Exercise brief:
Look through the records, and wherever the string "blockIdx" turns up, copy out that line.

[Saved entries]
Adds a new panel factorization kernel that holds the 128x128 diagonal block as 32x32 tiles in MFMA accumulator registers, spread over four waves. It factors each diagonal 32x32 tile with an MFMA-based rank-1 loop and also builds that tile's inverse. It also adds a trsm kernel that applies these inverse diagonal tiles across 32-column strips, using a small LDS exchange between waves. The new path becomes the default, and the old kernels are kept behind QT_CHOL_PANEL=r4. The aim is to cut the LDS traffic and latency of the panel step on the critical path, at the cost of smaller trsm blocks and possible precision or occupancy changes.

```diff
diff --git a/quantool_amd/csrc/cholesky.hip b/quantool_amd/csrc/cholesky.hip
--- a/quantool_amd/csrc/cholesky.hip
+++ b/quantool_amd/csrc/cholesky.hip
@@ -346,6 +346,220 @@
                 const int row = 32 * a + (r & 3) + 8 * (r >> 2) + 4 * h;
                 if (row < n) Z[(size_t)row * ldz + col] = acc[a][r];
             }
+    }
+}
+
+constexpr int CR_THREADS = 256;
+constexpr int CR_LDP = NB + 4;
+
+__device__ __forceinline__ int cr_tile(int wave, int s) {
+    const int t1 = wave == 0 ? 1 : wave == 1 ? 2 : wave == 2 ? 3 : 7;
+    const int t2 = wave == 1 ? 11 : wave == 2 ? 6 : -1;
+    return s == 0 ? 5 * wave : s == 1 ? t1 : t2;
+}
+
+__device__ __forceinline__ int potf2_diag32(f32x16& c1, f32x16& c2, int kb, int n, int l31, int h) {
+    int bad = 0;
+#pragma unroll
+    for (int r = 0; r < 16; ++r) {
+        const int i = (r & 3) + 8 * (r >> 2) + 4 * h;
+        c2[r] = (i == l31) ? 1.0f : 0.0f;
+    }
+#pragma unroll
+    for (int c = 0; c < 32; ++c) {
+        int lim = n - 32 * kb;
+        asm volatile("" : "+v"(l31), "+s"(lim));
+        const int rc = (c & 3) + 4 * (c >> 3);
+        const int hc = (c >> 2) & 1;
+        float piv = readlane_f(c1[rc], c + 32 * hc);
+        const bool isbad = !(piv > 0.0f);
+        bad = (isbad && bad == 0 && c < lim) ? 32 * kb + c + 1 : bad;
+        piv = isbad ? 1.0f : piv;
+        float rs = __builtin_amdgcn_rsqf(piv);
+        rs = rs * fmaf(-0.5f * piv * rs, rs, 1.5f);
+        const bool mine = h == hc;
+        const float rr = c1[rc] * rs, zz = c2[rc] * rs;
+        c1[rc] = mine ? rr : c1[rc];
+        c2[rc] = mine ? zz : c2[rc];
+        if (c < 31) {
+            const float a = (mine && l31 > c) ? -rr : 0.0f;
+            const float b1 = (mine && l31 >= c) ? rr : 0.0f, b2 = mine ? zz : 0.0f;
+            c1 = __builtin_amdgcn_mfma_f32_32x32x2f32(a, b1, c1, 0, 0, 0);
+            c2 = __builtin_amdgcn_mfma_f32_32x32x2f32(a, b2, c2, 0, 0, 0);
+        }
+    }
+    return bad;
+}
+
+template <bool DIAG>
+__device__ __forceinline__ void potf2_cr_slot(int phase, int tc, f32x16& t, int kb, int n, int lane, float* Pn, float* Xs,
+                                              int* bad_s) {
+    const int l31 = lane & 31, h = lane >> 5;
+    if (tc < 0) return;
+    const int a = tc >> 2, a2 = tc & 3;
+    if (phase == 0 && a == kb) {
+        float* Tp = Pn + 32 * a2;
+        if (DIAG) {
+            f32x16 c2;
+            const int bad = potf2_diag32(t, c2, kb, n, l31, h);
+            if (bad != 0 && lane == 0 && *bad_s == 0) *bad_s = bad;
+#pragma unroll
+            for (int r = 0; r < 16; ++r) {
+                const int i = (r & 3) + 8 * (r >> 2) + 4 * h;
+                Tp[i * CR_LDP + l31] = (i <= l31) ? t[r] : 0.0f;
+                Xs[l31 * 32 + i] = (i >= l31) ? c2[r] : 0.0f;
+            }
+        } else {
+#pragma unroll
+            for (int r = 0; r < 16; ++r) Tp[((r & 3) + 8 * (r >> 2) + 4 * h) * CR_LDP + l31] = t[r];
+        }
+    } else if (!DIAG && phase == 1 && a == kb) {
+        float* Bt = Pn + 32 * a2;
+        f32x16 acc;
+#pragma unroll
+        for (int r = 0; r < 16; ++r) acc[r] = 0.0f;
+        mma32_tn(Xs, 32, Bt, CR_LDP, acc, l31, h, false);
+#pragma unroll
+        for (int r = 0; r < 16; ++r) Bt[((r & 3) + 8 * (r >> 2) + 4 * h) * CR_LDP + l31] = acc[r];
+    } else if (phase == 2 && a > kb) {
+        mma32_tn(Pn + 32 * a, CR_LDP, Pn + 32 * a2, CR_LDP, t, l31, h, true);
+    }
+}
+
+__global__ __launch_bounds__(CR_THREADS) __attribute__((amdgpu_waves_per_eu(5)))
+void potf2_cr_kernel(const float* P, int64_t ldp, int n, float* Rout, int64_t ldr, float* __restrict__ Rd, int32_t* info,
+                     int col0, int prio, int64_t bsP, int64_t bsRd) {
+    qt_set_chain_prio(prio);
+    if (blockIdx.x) {
+        P += (size_t)blockIdx.x * bsP;
+        Rout += (size_t)blockIdx.x * bsP;
+        Rd += (size_t)blockIdx.x * bsRd;
+        info += blockIdx.x;
+    }
+    __shared__ __attribute__((aligned(16))) float Pn[32 * CR_LDP];
+    __shared__ __attribute__((aligned(16))) float Xs[32 * 32];
+    __shared__ int bad_s;
+    const int tid = threadIdx.x, lane = tid & 63;
+    const int wave = __builtin_amdgcn_readfirstlane(tid >> 6);
+    const int h = lane >> 5, l31 = lane & 31;
+    if (tid == 0) bad_s = 0;
+    const int tc0 = cr_tile(wave, 0), tc1 = cr_tile(wave, 1), tc2 = cr_tile(wave, 2);
+
+    const int ldp32 = (int)ldp;
+    auto load = [&](int tc, f32x16& t) {
+        const int a = tc < 0 ? 0 : tc >> 2, a2 = tc & 3;
+        const int j = 32 * a2 + l31, jc = j < n ? j : n - 1;
+#pragma unroll
+        for (int r = 0; r < 16; ++r) {
+            const int i = 32 * a + (r & 3) + 8 * (r >> 2) + 4 * h, ic = i < n ? i : n - 1;
+            const float v = P[ic * ldp32 + jc];
+            t[r] = (tc >= 0 && i < n && j < n && i <= j) ? v : ((i == j) ? 1.0f : 0.0f);
+        }
+    };
+    f32x16 t0, t1, t2;
+    load(tc0, t0);
+    load(tc1, t1);
+    load(tc2, t2);
+    const bool vec_out = (ldr & 3) == 0 && (n & 3) == 0 && (((uintptr_t)Rout) & 15) == 0;
+#pragma unroll 1
+    for (int kb = 0; kb < 4; ++kb) {
+        int lk = lane, tk = tid;
+        asm volatile("" : "+v"(lk), "+v"(tk));
+        potf2_cr_slot<true>(0, tc0, t0, kb, n, lk, Pn, Xs, &bad_s);
+        potf2_cr_slot<false>(0, tc1, t1, kb, n, lk, Pn, Xs, &bad_s);
+        potf2_cr_slot<false>(0, tc2, t2, kb, n, lk, Pn, Xs, &bad_s);
+        __syncthreads();
+        if (kb < 3) {
+            potf2_cr_slot<true>(1, tc0, t0, kb, n, lk, Pn, Xs, &bad_s);
+            potf2_cr_slot<false>(1, tc1, t1, kb, n, lk, Pn, Xs, &bad_s);
+            potf2_cr_slot<false>(1, tc2, t2, kb, n, lk, Pn, Xs, &bad_s);
+            __syncthreads();
+            potf2_cr_slot<true>(2, tc0, t0, kb, n, lk, Pn, Xs, &bad_s);
+            potf2_cr_slot<false>(2, tc1, t1, kb, n, lk, Pn, Xs, &bad_s);
+            potf2_cr_slot<false>(2, tc2, t2, kb, n, lk, Pn, Xs, &bad_s);
+        }
+        for (int e4 = tk; e4 < 32 * NB / 4; e4 += CR_THREADS) {
+            const int i = 32 * kb + (e4 >> 5), j = (e4 & 31) * 4;
+            f32x4 v = *(const f32x4*)(Pn + (e4 >> 5) * CR_LDP + j);
+#pragma unroll
+            for (int q = 0; q < 4; ++q) v[q] = (j + q >= i) ? v[q] : 0.0f;
+            *(f32x4*)(Rd + i * NB + j) = v;
+            if (i < n && j + 3 >= i && j < n) {
+                if (vec_out) {
+                    *(f32x4*)(Rout + (size_t)i * ldr + j) = v;
+                } else {
+#pragma unroll
+                    for (int q = 0; q < 4; ++q)
+                        if (j + q >= i && j + q < n) Rout[(size_t)i * ldr + j + q] = v[q];
+                }
+            }
+        }
+        *(f32x4*)(Rd + NB * NB + kb * 1024 + 4 * tk) = *(const f32x4*)(Xs + 4 * tk);
+        __syncthreads();
+    }
+    if (tid == 0 && bad_s != 0) atomicCAS(info, 0, col0 + bad_s);
+}
+
+__global__ __launch_bounds__(CR_THREADS) __attribute__((amdgpu_waves_per_eu(5)))
+void trsm_cr_kernel(const float* __restrict__ Rd, int n, const float* B, int64_t ldb, float* Z, int64_t ldz, int ncols,
+                    int prio, int64_t bsRd, int64_t bsB) {
+    qt_set_chain_prio(prio);
+    if (blockIdx.y) {
+        Rd += (size_t)blockIdx.y * bsRd;
+        B += (size_t)blockIdx.y * bsB;
+        Z += (size_t)blockIdx.y * bsB;
+    }
+    __shared__ __attribute__((aligned(16))) float Zs[3 * 16 * 64];
+    const int tid = threadIdx.x, lane = tid & 63;
+    const int a = __builtin_amdgcn_readfirstlane(tid >> 6);
+    const int l31 = lane & 31, h = lane >> 5;
+    const int col = blockIdx.x * 32 + l31;
+    const bool cok = col < ncols;
+    const int colc = cok ? col : ncols - 1;
+
+    f32x16 acc, xa;
+#pragma unroll
+    for (int r = 0; r < 16; ++r) {
+        const int k = (r & 3) + 8 * (r >> 2) + 4 * h;
+        const int row = 32 * a + k;
+        acc[r] = (row < n) ? B[(size_t)row * ldb + colc] : 0.0f;
+        xa[r] = Rd[NB * NB + (a * 32 + k) * 32 + l31];
+    }
+#pragma unroll
+    for (int b = 0; b < 4; ++b) {
+        if (a == b) {
+            f32x16 zb;
+#pragma unroll
+            for (int r = 0; r < 16; ++r) zb[r] = 0.0f;
+#pragma unroll
+            for (int r = 0; r < 16; ++r) zb = __builtin_amdgcn_mfma_f32_32x32x2f32(xa[r], acc[r], zb, 0, 0, 0);
+            acc = zb;
+            if (b < 3) {
+#pragma unroll
+                for (int r = 0; r < 16; ++r) Zs[(b * 16 + r) * 64 + lane] = zb[r];
+            }
+        }
+        if (b == 3) break;
+        f32x16 rv;
+        if (a > b) {
+#pragma unroll
+            for (int r = 0; r < 16; ++r) {
+                const int k = (r & 3) + 8 * (r >> 2) + 4 * h;
+                rv[r] = -Rd[(32 * b + k) * NB + 32 * a + l31];
+            }
+        }
+        __syncthreads();
+        if (a > b) {
+#pragma unroll
+            for (int r = 0; r < 16; ++r) acc = __builtin_amdgcn_mfma_f32_32x32x2f32(rv[r], Zs[(b * 16 + r) * 64 + lane], acc, 0, 0, 0);
+        }
+    }
+    if (cok) {
+#pragma unroll
+        for (int r = 0; r < 16; ++r) {
+            const int row = 32 * a + (r & 3) + 8 * (r >> 2) + 4 * h;
+            if (row < n) Z[(size_t)row * ldz + col] = acc[r];
+        }
     }
 }
 
@@ -650,6 +864,8 @@
     }));
     QT_HIP(hipMemsetAsync(info, 0, sizeof(int32_t) * nprob, stream));
     const int prio = qt_chain_prio();
+    const char* panel_env = getenv("QT_CHOL_PANEL");
+    const bool panel_r4 = panel_env && strcmp(panel_env, "r4") == 0;
 
     for (int J0 = 0, Jb = 0; J0 < K; J0 += NBO, ++Jb) {
         const int J1 = (K - J0 < NBO) ? K : J0 + NBO;
@@ -684,14 +900,23 @@
                 int rc = sgemm(g, sA, sA, sA);
                 if (rc) return rc;
             }
-            hipLaunchKernelGGL(potf2_kernel, dim3(nprob), dim3(POTF2_THREADS), potf2_lds, stream, (const float*)Ajj, (int64_t)K, nbj,
-                               Ajj, (int64_t)K, Rd + (size_t)j * RD_STRIDE, info, j0, prio, sA, sW);
+            if (panel_r4)
+                hipLaunchKernelGGL(potf2_kernel, dim3(nprob), dim3(POTF2_THREADS), potf2_lds, stream, (const float*)Ajj, (int64_t)K,
+                                   nbj, Ajj, (int64_t)K, Rd + (size_t)j * RD_STRIDE, info, j0, prio, sA, sW);
+            else
+                hipLaunchKernelGGL(potf2_cr_kernel, dim3(nprob), dim3(CR_THREADS), 0, stream, (const float*)Ajj, (int64_t)K, nbj,
+                                   Ajj, (int64_t)K, Rd + (size_t)j * RD_STRIDE, info, j0, prio, sA, sW);
             QT_LAUNCH_CHECK();
             const int rest = K - j0 - nbj;
             if (rest > 0) {
-                hipLaunchKernelGGL(trsm_rt_kernel, dim3((rest + 127) / 128, nprob), dim3(256), RD_STRIDE * sizeof(float),
-                                   stream, (const float*)(Rd + (size_t)j * RD_STRIDE), nbj, (const float*)(Ajj + nbj),
-                                   (int64_t)K, Ajj + nbj, (int64_t)K, rest, prio, sW, sA);
+                if (panel_r4)
+                    hipLaunchKernelGGL(trsm_rt_kernel, dim3((rest + 127) / 128, nprob), dim3(256), RD_STRIDE * sizeof(float),
+                                       stream, (const float*)(Rd + (size_t)j * RD_STRIDE), nbj, (const float*)(Ajj + nbj),
+                                       (int64_t)K, Ajj + nbj, (int64_t)K, rest, prio, sW, sA);
+                else
+                    hipLaunchKernelGGL(trsm_cr_kernel, dim3((rest + 31) / 32, nprob), dim3(CR_THREADS), 0, stream,
+                                       (const float*)(Rd + (size_t)j * RD_STRIDE), nbj, (const float*)(Ajj + nbj), (int64_t)K,
+                                       Ajj + nbj, (int64_t)K, rest, prio, sW, sA);
                 QT_LAUNCH_CHECK();
             }
         }
```

Measured after the change: 2.993 billion before, 3.008 billion after (median of 6 runs). About the same (+0.5%).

Task response:
+    if (blockIdx.x) {
+        P += (size_t)blockIdx.x * bsP;
+        Rout += (size_t)blockIdx.x * bsP;
+        Rd += (size_t)blockIdx.x * bsRd;
+        info += blockIdx.x;
+    if (blockIdx.y) {
+        Rd += (size_t)blockIdx.y * bsRd;
+        B += (size_t)blockIdx.y * bsB;
+        Z += (size_t)blockIdx.y * bsB;
+    const int col = blockIdx.x * 32 + l31;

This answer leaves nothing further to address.